I wonder if I should post a promo excerpt from Malarat here. But in the past, when I've done similar things on Live Journal, nobody commented at all. In other words, you need someone to be actually reading your blog in order for it to be a meaningful exercise!

I rather fear they are all too busy blogging themselves, and indeed tweeting.


  1. Depending on Twitter to market your book will ultimately leave you disappointed, as few people follow authors via social media so they can be spammed.

    I thing I've noticed is you're in a tough spot as you're published as Jessica Rydill, your name on Twitter is Jessica Saunders, and your handle is the inscrutable @razumova. Meanwhile, you're Rydill on Google+, Goodreads, and Wikipedia.

    The first step is deciding why you use Twitter (and any other social media platform), and then adjust accordingly, and I'd suggest that you maintain that consistency, with Saunders referenced in your description.

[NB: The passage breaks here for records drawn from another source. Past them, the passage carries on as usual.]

extern "C" int cmda_bn_train_fwd(const void* x, const float* gamma, const float* beta, void* y, float* mean, float* rstd,
                                 float* running_mean, float* running_var, float* ws, int64_t M, int C, float eps,
                                 float momentum, int relu, int ldy, int coff, int groups, const int* order, int ws_has_stats,
                                 int dtype, void* stream) {
  if (M <= 0 || C <= 0) return CMDA_OK;
  if ((C & 3) || (ldy & 3) || (coff & 3) || groups < 1 || groups > 8) return CMDA_ERR_SHAPE;
  BnOrder ord;
  for (int i = 0; i < 8; ++i) ord.g[i] = (order && i < groups) ? order[i] : i;
  unsigned seen = 0;
  for (int i = 0; i < groups; ++i) {
    if (ord.g[i] < 0 || ord.g[i] >= groups) return CMDA_ERR_SHAPE;
    seen |= 1u << ord.g[i];
  }
  if (ws_has_stats && seen != (1u << groups) - 1u) return CMDA_ERR_SHAPE;
  if (!ws_has_stats) cmda_zero_async(ws, sizeof(float) * (size_t)groups * (kBnSlots + 1) * 2 * C, stream);
  const int gx = (C / 4 + 63) / 64;
  const int rpb = rows_per_block(M * groups, gx);
  dim3 rgrid(gx, (unsigned)((M + rpb - 1) / rpb), groups);
  const int arpb = rows_per_block_apply(M * groups, gx);
  dim3 agrid(gx, (unsigned)((M + arpb - 1) / arpb), groups);
  CMDA_DISPATCH_DTYPE(dtype, {
    if (!ws_has_stats) CMDA_LAUNCH((bn_reduce_kernel<T>), rgrid, dim3(256), 0, stream, (const T*)x, ws, (long)M, C, rpb);
    CMDA_LAUNCH((bn_finalize_kernel<T>), dim3((C + 7) / 8), dim3(256), 0, stream, (const T*)x, ws, mean, rstd,
                running_mean, running_var, (long)M, C, eps, momentum, groups, ord, ws_has_stats);
    CMDA_LAUNCH((bn_apply_kernel<T>), agrid, dim3(256), 0, stream, (const T*)x, mean, rstd, gamma, beta, (T*)y + coff, (long)M,
                C, relu, ldy, 0, arpb);
  });
  CMDA_CHECK_LAUNCH();
}

extern "C" int cmda_bn_train_fwd2(const void* x, int x_dtype, const float* gamma, const float* beta, void* y, int y_dtype,
                                  float* mean, float* rstd, float* running_mean, float* running_var, float* ws, int64_t M, int C,
                                  float eps, float momentum, int relu, int ldy, int coff, int groups, const int* order,
                                  const float* res32, void* y2_bf16, int ws_has_stats, void* stream) {
  if (M <= 0 || C <= 0) return CMDA_OK;
  if ((C & 3) || (ldy & 3) || (coff & 3) || groups < 1 || groups > 8) return CMDA_ERR_SHAPE;
  if ((x_dtype != CMDA_F32 && x_dtype != CMDA_BF16) || (y_dtype != CMDA_F32 && y_dtype != CMDA_BF16)) return CMDA_ERR_DTYPE;
  BnOrder ord;
  for (int i = 0; i < 8; ++i) ord.g[i] = (order && i < groups) ? order[i] : i;
  unsigned seen = 0;
  for (int i = 0; i < groups; ++i) {
    if (ord.g[i] < 0 || ord.g[i] >= groups) return CMDA_ERR_SHAPE;
    seen |= 1u << ord.g[i];
  }
  if (ws_has_stats && seen != (1u << groups) - 1u) return CMDA_ERR_SHAPE;
  if (!ws_has_stats) cmda_zero_async(ws, sizeof(float) * (size_t)groups * (kBnSlots + 1) * 2 * C, stream);
  const int gx = (C / 4 + 63) / 64;
  const int rpb = rows_per_block(M * groups, gx);
  dim3 rgrid(gx, (unsigned)((M + rpb - 1) / rpb), groups);
  const int arpb = rows_per_block_apply(M * groups, gx);
  dim3 agrid(gx, (unsigned)((M + arpb - 1) / arpb), groups);
#define CMDA_BN2_APPLY(TX, TY)                                                                                                    \
  CMDA_LAUNCH((bn_apply2_kernel<TX, TY>), agrid, dim3(256), 0, stream, (const TX*)x, mean, rstd, gamma, beta, (TY*)y + coff,      \
              res32, (bf16_t*)y2_bf16, (long)M, C, relu, ldy, arpb)
  CMDA_DISPATCH_DTYPE(x_dtype, {
    if (!ws_has_stats) CMDA_LAUNCH((bn_reduce_kernel<T>), rgrid, dim3(256), 0, stream, (const T*)x, ws, (long)M, C, rpb);
    CMDA_LAUNCH((bn_finalize_kernel<T>), dim3((C + 7) / 8), dim3(256), 0, stream, (const T*)x, ws, mean, rstd,
                running_mean, running_var, (long)M, C, eps, momentum, groups, ord, ws_has_stats);
    if (y_dtype == CMDA_F32) CMDA_BN2_APPLY(T, float); else CMDA_BN2_APPLY(T, bf16_t);
  });
#undef CMDA_BN2_APPLY
  CMDA_CHECK_LAUNCH();
}

extern "C" int cmda_bn_apply(const void* x, const float* mean, const float* rstd, const float* gamma, const float* beta,
                             void* y, int64_t M, int C, int relu, int ldy, int coff, int dtype, void* stream) {
  if (M <= 0 || C <= 0) return CMDA_OK;
  if ((C & 3) || (ldy & 3) || (coff & 3)) return CMDA_ERR_SHAPE;
  const int gx = (C / 4 + 63) / 64;
  const int arpb = rows_per_block_apply(M, gx);
  dim3 agrid(gx, (unsigned)((M + arpb - 1) / arpb));
  CMDA_DISPATCH_DTYPE(dtype, CMDA_LAUNCH((bn_apply_kernel<T>), agrid, dim3(256), 0, stream, (const T*)x, mean, rstd, gamma,
                                         beta, (T*)y, (long)M, C, relu, ldy, coff, arpb));
  CMDA_CHECK_LAUNCH();
}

    Both @jessicarydill and @jrydill appear to be available.

    You should also add this blog's URL to your Goodreads and Twitter profiles, too.

    Beyond that, here are two resources I'd recommend you check out:

  2. Thank you, Guy! I really value your advice. I think you're probably right about Twitter. I don't really like spamming people on Twitter and I wonder whether other writers who do it are on a hiding to nothing. I certainly tend to ignore most self-promoting tweets as they tend to more or less say 'Buy my book called X!'

    I have two Facebook accounts, one in my married name, and the other linked to my Goodreads author profile, in my maiden name. As for my Twitter profile - I don't know. Given that, as you say, it's not a good idea to use it to spam people with sales links, I might keep it as razumova. But you are right that I need to think!

    If I did open a Twitter account as @jessicarydill, what would happen to my followers?

    Incidentally, I think this blog posts directly to my Goodreads profile.

    I will definitely check out the links - thank you!

  3. I wouldn't suggest starting a separate Twitter account, simply changing the name to @jessicarydill so fans will immediately recognize you. You don't have to spam sales pitches every day to engage with fans and potential readers; simply be yourself, and when Malarat becomes available, don't be afraid to mention it now and then, including adding it to your bio.

    A few authors you should follow on Twitter as good examples: @suelange, @chuckwendig and @tobiasbuckell

    As for Facebook, I can see having two separate profiles; a personal account for Saunders, and an "author" account for Rydill, though the latter might be overkill until you get more comfortable with social media in general.

    Anything I can do to help, just ask. With the caveat that I'm clearly slow to respond many times! :-)

    1. Thank you, Guy! I've seen your Google+ post too.

  4. Speaking of Guy Le Charles, he just suggested you might be a good candidate for membership in Book View Cafe. I can't find any way to contact you so I'm sending you a post here. If you have been thinking about BVC, you can send a request for membership via their contact link at the website ( The membership coordinator will send you information membership.

    Hang in there and glad to meet you. I'll check out your work. If it's good enough for Guy, it's good enough for me.


    Sue Lange

  5. Thank you very much, Sue - I would love to join. I'll do as you suggest and send a membership request.

    It's really good to meet you too. Hope to be in touch soon. Thank you for the kind words!



  6. ETA: Sue, if you happen to read this, is there any way I can contact you more directly?